Purpose: : The epiblast layer of the early embryo contains a subpopulation of skeletal muscle stem cells (e-skm stem cells) that express MyoD mRNA, the G8 antigen and Noggin, an inhibitor of bone morphogenetic proteins (BMPs). Ablation of e-skm stem cells in the epiblast results in protrusion of organs through the ventral body wall and eye malformations. The goals of this study were to: (1) determine the sites of incorporation of e-skm stem cells in the developing eye, (2) examine e-skm stem cells for expression of Noggin within ocular tissues, and (3) characterize the eye defects that arise when e-skm stem cells are ablated in the epiblast.

Methods: : E-skm stem cells were fluorescently labeled in the stage 2 chick embryo with a monoclonal antibody that binds to the G8 antigen. The distribution of e-skm stem cells in the developing eye was determined by epifluorescence microscopy. Expression of Noggin in e-skm stem cells was analyzed by in situ hybridization. E-skm stem cells were ablated in the epiblast by lysing G8 labeled cells with complement. Ablated embryos were supplemented with exogenous Noggin by implanting beads soaked in human recombinant Noggin. The eyes were examined in whole embryos and tissue sections.
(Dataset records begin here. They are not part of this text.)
template <int SHAPE, typename ET>
__device__ __forceinline__ void wide_grads(const ET *tile, float (&G)[wide_tiles_per_wave<SHAPE>()][5],
                                           int tid_o) {
  constexpr int KCH = BORE_BATCH_MAX / 4, TOTAL = wide_total_tiles<SHAPE>();
  constexpr int TPW = wide_tiles_per_wave<SHAPE>(), STEP = BORE_THREADS / 64;
  const int wv = __builtin_amdgcn_readfirstlane(tid_o >> 6), lane = tid_o & 63, m16 = lane & 15, q4 = lane >> 4;
  auto widen = [](ET raw) -> float {
    if constexpr (sizeof(ET) == 2) return bf16_to_f32(raw);
    else return raw;
  };
  ET av[2][KCH], bv[2][KCH];
  {
    const WideTile w0 = wide_tile<SHAPE>(wv < TOTAL ? wv : 0, lane);
    const ET *ap = tile + w0.aoff + q4 * w0.lda_p + w0.kb * 16 + m16;
    const ET *bp = tile + w0.doff + q4 * w0.ldd + w0.cb * 16 + m16;
#pragma unroll
// ... 441 lines not shown
  constexpr bool WIDE = bore_shape_is_wide(SHAPE > 0 ? SHAPE : 0);
  constexpr bool ROUNDS = bore_shape_fit_in_rounds(SHAPE > 0 ? SHAPE : 0);
  if constexpr (WIDE) {
    const long long mdl = a.ids ? uniform_i64(a.ids[slot]) : slot;
    TileOrder<WIDE ? SHAPE : 1>::convert(a.am + mdl * Lc.P, smem, true);
    TileOrder<WIDE ? SHAPE : 1>::convert(a.av + mdl * Lc.P, smem, true);
  }
  const MlpLayout &L = begin_kernel<SHAPE>(Lc, a.L, smem, a.total, a.o_layout);
  int tid = threadIdx.x;
  BORE_OPAQUE_TID(tid);
  const int nthr = blockDim.x;
  const int wv = tid >> 6, lane = tid & 63, m16 = lane & 15, q4 = lane >> 4;
  const long long model = a.ids ? uniform_i64(a.ids[slot]) : slot;
  const int P = L.P, n = layer_count<SHAPE>(L), D = L.w[0];
  const int it_cur = a.ids ? (it_now >= 0 ? it_now : uniform_i32(a.its[slot])) : 0;
  const int N = a.ids ? a.n_init + it_cur : a.N;
  const long long epoch0 = a.ids ? (long long)it_cur * a.epochs : a.epoch0;

  float *th = smem;
  float *tile = smem + a.o_tile;
  float *zt = smem + a.o_zt;
  float *misc = smem + a.o_misc;
  int *perm_all = reinterpret_cast<int *>(smem + a.o_perm);
  int *perm_s = perm_all;
  int *perm_two = reinterpret_cast<int *>(smem + a.o_perm2);
  unsigned *keys = reinterpret_cast<unsigned *>(smem + a.o_keys);
  const int PG = a.perm ? 1 : perm_group(N, BORE_THREADS);

  float *theta_g = a.theta + model * P;
  float *m_g = a.am + model * P;
  float *v_g = a.av + model * P;
  const float *X_g = a.X + model * (a.ids ? a.cap : (long long)N) * D;
  const float *z_g = a.z + model * (a.ids ? a.cap : (long long)N);
  float *sm = smem + a.o_m, *sv = smem + a.o_v;
  float *gacc = smem + a.o_g;

  load_theta(L, n, theta_g, th);
  if (a.state_in_lds) {
    load_theta(L, n, m_g, sm);
    load_theta(L, n, v_g, sv);
  }
  if (a.data_in_lds) {
    for (int i = tid; i < N * D; i += nthr) smem[a.o_X + i] = X_g[i];
    for (int i = tid; i < N; i += nthr) smem[a.o_z + i] = z_g[i];
  }
  __syncthreads();
  if (L.any_l2) {
    float reg = 0.f;
    for (int p = tid; p < P; p += nthr) {
      const ParamRef r = param_ref(L, p, n);
      const float l2 = r.k >= 0 ? L.l2_w[r.l] : L.l2_b[r.l];
      const float w = th[r.lds];
      reg = fmaf(l2 * w, w, reg);
    }
    reg = wave_sum(reg);
    if (lane == 0) atomicAdd(&misc[0], reg);
  }

  const long long t0 = a.at[model];
  AdamClock clock(a.beta1, a.beta2, t0);
  const float omb1 = 1.f - a.beta1, omb2 = 1.f - a.beta2;
  const int steps = (N + a.B - 1) / a.B;
  const bool pipe_perm = SHAPE > 0 && !WIDE && !a.perm && PG >= 2 && a.data_in_lds &&
                         ((blockDim.x == BORE_THREADS && N - (steps - 1) * a.B <= 16 * (BORE_THREADS / 64 - 1)) ||
                          (NW == 8 && blockDim.x == 2 * BORE_THREADS));
  const int draw_wave = NW == 8 && blockDim.x == 2 * BORE_THREADS ? BORE_THREADS / 64 : BORE_THREADS / 64 - 1;
  const bool ahead = NW == 8 && a.perm_ahead && !a.perm && PG == 1 && blockDim.x == 2 * BORE_THREADS;
  constexpr int PRE_KC = RegNet<(SHAPE > 0 ? SHAPE : 1), 1>::KC0;
  static_assert(WIDE || SHAPE <= 0 || (PRE_KC + 1) * BORE_THREADS <= BORE_FIT_STAGE_FLOATS_OF(SHAPE), "stage region");
  float *stage = smem + a.o_stage + (tid & (BORE_THREADS - 1));
  auto request_row = [&](float (&gx)[PRE_KC], float &gz, const int srow) {
#pragma unroll
    for (int kc = 0; kc < PRE_KC; ++kc) gx[kc] = smem[a.o_X + srow * D + min(4 * kc + q4, D - 1)];
    gz = smem[a.o_z + srow];
  };
  auto park_row = [&](const float (&gx)[PRE_KC], const float gz, const bool live_row) {
#pragma unroll
    for (int kc = 0; kc < PRE_KC; ++kc)
      stage[kc * BORE_THREADS] = (4 * kc + q4 < D && live_row) ? gx[kc] : 0.f;
    stage[PRE_KC * BORE_THREADS] = (q4 == 0 && live_row) ? gz : 0.f;
  };
  const float alpha_first = clock.advance(a.lr, a.beta1, a.beta2);
  bool first_step = true;
  __syncthreads();
#ifdef BORE_FIT_MARKS
  if (lane < 32) g_fit_lds[wv & 7][lane] = 0;
#endif
  FIT_MARK_DECL;

  if (pipe_perm) {
    make_perm_group(a.seed, a.model0 + model, epoch0, min(2, a.epochs), N, keys, perm_all);
    const bool live0 = wv * 16 + m16 < min(a.B, N);
    float gx[PRE_KC], gz;
    request_row(gx, gz, perm_all[live0 ? wv * 16 + m16 : 0]);
    if (wv < BORE_THREADS / 64) park_row(gx, gz, live0);
  }

  auto run_epochs = [&](auto pipe_c) {
  constexpr bool PIPE = decltype(pipe_c)::value;
  for (int e = 0; e < a.epochs; ++e) {
    FIT_MARK(12);
    if constexpr (PIPE) {
      perm_s = perm_all + (e & 1) * N;
    } else if (a.perm) {
      if (a.perm_in_lds) {
        const int *pg = a.perm + (model * a.epochs + e) * (long long)N;
        for (int i = tid; i < N; i += nthr) perm_s[i] = pg[i];
        __syncthreads();
      }
    } else if (PG > 1) {
      const int eg = e & (PG - 1);
      if (eg == 0)
        make_perm_group(a.seed, a.model0 + model, epoch0 + e, min(PG, a.epochs - e), N, keys,
                        perm_all);
      perm_s = perm_all + eg * N;
    } else if (ahead) {
      perm_s = (e & 1) ? perm_two : perm_all;
      if (e == 0) make_perm(shuffle_base(a.seed, a.model0 + model, epoch0), N, keys, perm_s);
    } else {
      make_perm(shuffle_base(a.seed, a.model0 + model, epoch0 + e), N, keys, perm_s);
    }
    float eloss = 0.f;
    FIT_MARK(13);

    for (int s = 0; s < steps; ++s) {
      FIT_MARK(14);
      const int row0 = s * a.B;
      const int nb = min(a.B, N - row0);
      const float inv_nb = fit_rcp((float)nb);
      const float alpha = first_step ? alpha_first : misc[5];
      first_step = false;
      float reg = 0.f;
      const int nsub = SHAPE > 0 ? 1 : (nb + BORE_BATCH_MAX - 1) / BORE_BATCH_MAX;
      for (int sub = 0; sub < nsub; ++sub) {
      const int r0 = row0 + sub * BORE_BATCH_MAX;
      const int nr = SHAPE > 0 ? nb : min(BORE_BATCH_MAX, nb - sub * BORE_BATCH_MAX);
      const bool first_sub = sub == 0, last_sub = sub + 1 == nsub;
      BORE_STAMP(0);
      FIT_MARK(7);
      FIT_MARK(11);
      BORE_WSTAMP_DECL;
      int src = 0;
      bool live_n = false;
      float cx[PRE_KC], cz = 0.f;
      if constexpr (SHAPE > 0) {
        if constexpr (PIPE) {
#pragma unroll
          for (int kc = 0; kc < PRE_KC; ++kc) cx[kc] = stage[kc * BORE_THREADS];
          cz = stage[PRE_KC * BORE_THREADS];
          const bool last_s = s == steps - 1;
          const int *perm_n = last_s ? perm_all + ((e + 1) & 1) * N : perm_s;
          const int row0n = last_s ? 0 : row0 + a.B;
          const int nbn = last_s && e + 1 >= a.epochs ? 0 : min(a.B, N - row0n);
          live_n = wv * 16 + m16 < nbn;
          src = perm_n[live_n ? row0n + wv * 16 + m16 : 0];
        } else if (wv * 16 + m16 < nb) {
          src = perm_s[row0 + wv * 16 + m16];
        }
      }
      if (wv * 16 < nr || (bore_shape_is_wide(SHAPE > 0 ? SHAPE : 0) && wv < BORE_THREADS / 64)) {
        const int rb = wv;
        if constexpr (SHAPE > 0) {
          using Net = RegNet<SHAPE, 1>;
          Net net;
          if constexpr (Net::RT_ACT) net.set_acts(a.L);
          net.load_fwd(th);
// ... 84 lines not shown
          BORE_WSTAMP(4);
        } else {
        {
          float *A0 = tile + L.aoff[0] + (rb * 16 + m16) * L.lda[0];
          const int row = rb * 16 + m16;
          const int src = row < nr ? (a.perm_in_lds ? perm_s[r0 + row]
                                                    : a.perm[(model * a.epochs + e) * (long long)N + r0 + row])
                                   : 0;
          if (a.data_in_lds) {
            for (int d = q4; d < D; d += 4) A0[d] = row < nr ? smem[a.o_X + src * D + d] : 0.f;
            if (q4 == 0) zt[row] = row < nr ? smem[a.o_z + src] : 0.f;
          } else {
            for (int d = q4; d < D; d += 4) A0[d] = row < nr ? X_g[src * D + d] : 0.f;
            if (q4 == 0) zt[row] = row < nr ? z_g[src] : 0.f;
          }
        }
        wave_lds_sync();
        fwd_all<true>(L, n, th, tile, rb, true);
        if (lane < 16) {
          const int row = rb * 16 + lane;
          float delta = 0.f;
          if (row < nr) {
            const float x = tile[L.aoff[n] + row * L.lda[n]];
            const float zz = zt[row];
            delta = fit_bce(x, zz, a.epoch_loss != nullptr, eloss) * inv_nb;
          }
          tile[L.doff[n] + row * L.lda[n]] = delta;
        }
        wave_lds_sync();
#pragma unroll
        for (int l = n; l >= 2; --l) {
          bwd_rowblock(L, th, tile, l, rb);
          wave_lds_sync();
        }
        }
        if (tid == 0 && L.any_l2 && first_sub) {
          eloss += misc[0] * (float)nb;
          misc[0] = 0.f;
        }
      } else if constexpr (PIPE) {
        if (wv < BORE_THREADS / 64) {
          float gx[PRE_KC], gz;
          request_row(gx, gz, src);
          park_row(gx, gz, live_n);
        }
        if (wv == draw_wave && s == steps - 1 && e + 2 < a.epochs) {
          long long draw_epoch = epoch0 + e + 2;
          asm volatile("" : "+v"(draw_epoch));
          if (N <= 64)
            make_perm_wave(shuffle_base(a.seed, a.model0 + model, draw_epoch), N,
                           reinterpret_cast<unsigned long long *>(keys), perm_all + (e & 1) * N);
          else
            make_perm_wave_buckets(shuffle_base(a.seed, a.model0 + model, draw_epoch), N,
                                   reinterpret_cast<unsigned long long *>(keys), perm_all + (e & 1) * N);
        }
      } else {
        if (ahead && wv == BORE_THREADS / 64 && s < 3 && first_sub && e + 1 < a.epochs) {
          long long draw_epoch = epoch0 + e + 1;
          asm volatile("" : "+v"(draw_epoch));
          make_perm_buckets<true>(shuffle_base(a.seed, a.model0 + model, draw_epoch), N, keys,
                                  ((e + 1) & 1) ? perm_two : perm_all, s, s);
        }
      }
      __syncthreads();
#ifdef BORE_STAMPS
      if (tid == 0) g_stamp_on = (e == 1 && s == 0);
      __syncthreads();
#endif
      BORE_STAMP(5);
      FIT_MARK(4);

      const int kch = (nr + 3) >> 2;
      const int wmask_g = (int)(blockDim.x >> 6) - 1;
      int t = 0;
      if constexpr (ROUNDS) {
      } else if constexpr (bore_shape_is_wide(SHAPE > 0 ? SHAPE : 0)) {
        int tid_o = tid;
        asm volatile("" : "+v"(tid_o));
        BORE_WSTAMP(5);
        wide_fused_f32<SHAPE>(th, tile, m_g, v_g, alpha, omb1, omb2, a.eps, tid_o);
        BORE_WSTAMP(6);
      } else if constexpr (SHAPE > 0) {
        switch ((nb + 15) >> 4) {
          case 1: dw_adam_static<SHAPE, 1>(a, smem, alpha, omb1, omb2); break;
          case 2: dw_adam_static<SHAPE, 2>(a, smem, alpha, omb1, omb2); break;
          case 3: dw_adam_static<SHAPE, 3>(a, smem, alpha, omb1, omb2); break;
          default: dw_adam_static<SHAPE, 4>(a, smem, alpha, omb1, omb2); break;
        }
        FIT_MARK(15);
      } else
#pragma unroll
      for (int l = 1; l <= n; ++l) {
        const int K = L.w[l - 1], Nw = L.w[l], ldw = L.ldw[l];
        const int lda_p = L.lda[l - 1], ldd = L.lda[l];
        const int nkb = L.Np[l - 1] >> 4, ncb = L.Np[l] >> 4;
#pragma unroll
        for (int kb = 0; kb < nkb; ++kb)
#pragma unroll
          for (int cb = 0; cb < ncb; ++cb, ++t) {
            if ((t & wmask_g) != wv) continue;
            const float *ap = tile + L.aoff[l - 1] + q4 * lda_p + kb * 16 + m16;
            const float *bp = tile + L.doff[l] + q4 * ldd + cb * 16 + m16;
            f32x4 acc = {0.f, 0.f, 0.f, 0.f};
            float bsum = 0.f;
            const bool want_bias = kb == 0;
            const int col = cb * 16 + m16;
            const bool cvalid = col < Nw;
            if (!first_sub) {
#pragma unroll
              for (int r = 0; r < 4; ++r) {
                const int row = kb * 16 + q4 * 4 + r;
                if (cvalid && row < K) acc[r] = gacc[L.woff[l] + row * ldw + col];
              }
            }
            float pm[4] = {0.f, 0.f, 0.f, 0.f}, pv[4] = {0.f, 0.f, 0.f, 0.f}, pmb = 0.f, pvb = 0.f;
            if (!a.state_in_lds && last_sub) {
#pragma unroll
              for (int r = 0; r < 4; ++r) {
                const int row = kb * 16 + q4 * 4 + r;
                if (cvalid && row < K) {
                  pm[r] = m_g[L.goff_w[l] + row * Nw + col];
                  pv[r] = v_g[L.goff_w[l] + row * Nw + col];
                }
              }
              if (want_bias && q4 == 0 && cvalid) {
                pmb = m_g[L.goff_b[l] + col];
                pvb = v_g[L.goff_b[l] + col];
              }
            }
            int kc = 0;
            for (; kc + 4 <= kch; kc += 4) {
              const float a0 = ap[kc * 4 * lda_p], a1 = ap[(kc + 1) * 4 * lda_p],
                          a2 = ap[(kc + 2) * 4 * lda_p], a3 = ap[(kc + 3) * 4 * lda_p];
              const float b0 = bp[kc * 4 * ldd], b1 = bp[(kc + 1) * 4 * ldd],
                          b2 = bp[(kc + 2) * 4 * ldd], b3 = bp[(kc + 3) * 4 * ldd];
              acc = __builtin_amdgcn_mfma_f32_16x16x4f32(a0, b0, acc, 0, 0, 0);
              acc = __builtin_amdgcn_mfma_f32_16x16x4f32(a1, b1, acc, 0, 0, 0);
              acc = __builtin_amdgcn_mfma_f32_16x16x4f32(a2, b2, acc, 0, 0, 0);
              acc = __builtin_amdgcn_mfma_f32_16x16x4f32(a3, b3, acc, 0, 0, 0);
              bsum = (((bsum + b0) + b1) + b2) + b3;
            }
            for (; kc < kch; ++kc) {
              const float av = ap[kc * 4 * lda_p], bv = bp[kc * 4 * ldd];
              acc = __builtin_amdgcn_mfma_f32_16x16x4f32(av, bv, acc, 0, 0, 0);
              bsum += bv;
            }
            if (!last_sub) {
#pragma unroll
              for (int r = 0; r < 4; ++r) {
                const int row = kb * 16 + q4 * 4 + r;
                if (cvalid && row < K) gacc[L.woff[l] + row * ldw + col] = acc[r];
              }
              if (want_bias) {
                const float gb = rows_sum4(bsum);
                if (q4 == 0 && cvalid)
                  gacc[L.boff[l] + col] = first_sub ? gb : gacc[L.boff[l] + col] + gb;
              }
              continue;
            }
#pragma unroll
            for (int r = 0; r < 4; ++r) {
              const int row = kb * 16 + q4 * 4 + r;
              if (cvalid && row < K) {
                const int li = L.woff[l] + row * ldw + col;
                float w = th[li];
                float g = acc[r];
                const float l2 = L.l2_w[l];
                if (l2 != 0.f) g = fmaf(2.f * l2, w, g);
                if (a.state_in_lds) {
                  float mm = sm[li], vv = sv[li];
                  w = adam_update(w, g, mm, vv, alpha, omb1, omb2, a.eps);
                  sm[li] = mm;
                  sv[li] = vv;
                } else {
                  const int gi = L.goff_w[l] + row * Nw + col;
                  float mm = pm[r], vv = pv[r];
                  w = adam_update(w, g, mm, vv, alpha, omb1, omb2, a.eps);
                  m_g[gi] = mm;
                  v_g[gi] = vv;
                }
                th[li] = w;
                if (l2 != 0.f) reg = fmaf(l2 * w, w, reg);
              }
            }
            if (want_bias) {
              const float gb = rows_sum4(bsum);
              if (q4 == 0 && cvalid) {
                const int li = L.boff[l] + col;
                float w = th[li];
                float g = first_sub ? gb : gacc[li] + gb;
                const float l2 = L.l2_b[l];
                if (l2 != 0.f) g = fmaf(2.f * l2, w, g);
                if (a.state_in_lds) {
                  float mm = sm[li], vv = sv[li];
                  w = adam_update(w, g, mm, vv, alpha, omb1, omb2, a.eps);
                  sm[li] = mm;
                  sv[li] = vv;
                } else {
                  const int gi = L.goff_b[l] + col;
                  float mm = pmb, vv = pvb;
                  w = adam_update(w, g, mm, vv, alpha, omb1, omb2, a.eps);
                  m_g[gi] = mm;
                  v_g[gi] = vv;
                }
                th[li] = w;
                if (l2 != 0.f) reg = fmaf(l2 * w, w, reg);
              }
            }
          }
      }
      if (!last_sub) __syncthreads();
      }
      if (L.any_l2) {
        reg = wave_sum(reg);
        if (lane == 0) atomicAdd(&misc[0], reg);
      }
      if (wv == (BORE_THREADS / 64) - 1) {
        const float an = clock.advance(a.lr, a.beta1, a.beta2);
        if (lane == 0) misc[5] = an;
      }
      BORE_STAMP(6);
      FIT_MARK(5);
      __syncthreads();
      BORE_STAMP(7);
      FIT_MARK(6);
    }
    if (a.epoch_loss) {
      eloss = wave_sum(eloss);
      if (lane == 0 && wv < 4) misc[1 + wv] = eloss;
      __syncthreads();
      if (tid == 0)
        a.epoch_loss[model * a.epochs + e] = (misc[1] + misc[2] + misc[3] + misc[4]) / (float)N;
    }
  }
  };
  if constexpr (SHAPE > 0 && !WIDE) {
    if (pipe_perm) run_epochs(std::true_type{});
    else run_epochs(std::false_type{});
  } else {
    run_epochs(std::false_type{});
  }

  __syncthreads();
  store_theta(L, n, th, theta_g);
  if (a.state_in_lds) {
    store_theta(L, n, sm, m_g);
    store_theta(L, n, sv, v_g);
  }
  if constexpr (WIDE) {
    __syncthreads();
    TileOrder<WIDE ? SHAPE : 1>::convert(m_g, smem, false);
    TileOrder<WIDE ? SHAPE : 1>::convert(v_g, smem, false);
  }
  if (tid == 0) a.at[model] = t0 + (long long)a.epochs * steps;
#ifdef BORE_FIT_MARKS
  if (lane < 32) atomicAdd(&g_fit_acc[wv & 7][lane], (unsigned long long)g_fit_lds[wv & 7][lane]);
#endif
}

Results: : E-skm stem cells were tracked into the anterior/lateral neural plate and adjacent ectoderm that form the optic cup and lens placode, respectively. In older embryos, Noggin expressing e-skm stem cells were found in the optic cup, lens and periocular mesenchyme. Ablation of e-skm stem cells in the epiblast produced eye defects of varying severity, including clinical anopthalmia, micropthalmia, aniridea, malformed lenses and optic cups, and retinal looping. Supplementation of ablated embryos with exogenous Noggin reduced the severity of eye defects.

Conclusions: : E-skm stem cells are required for normal eye development. Release of Noggin by e-skm stem cells may regulate BMP signaling in the lens, optic cup and periocular mesenchyme.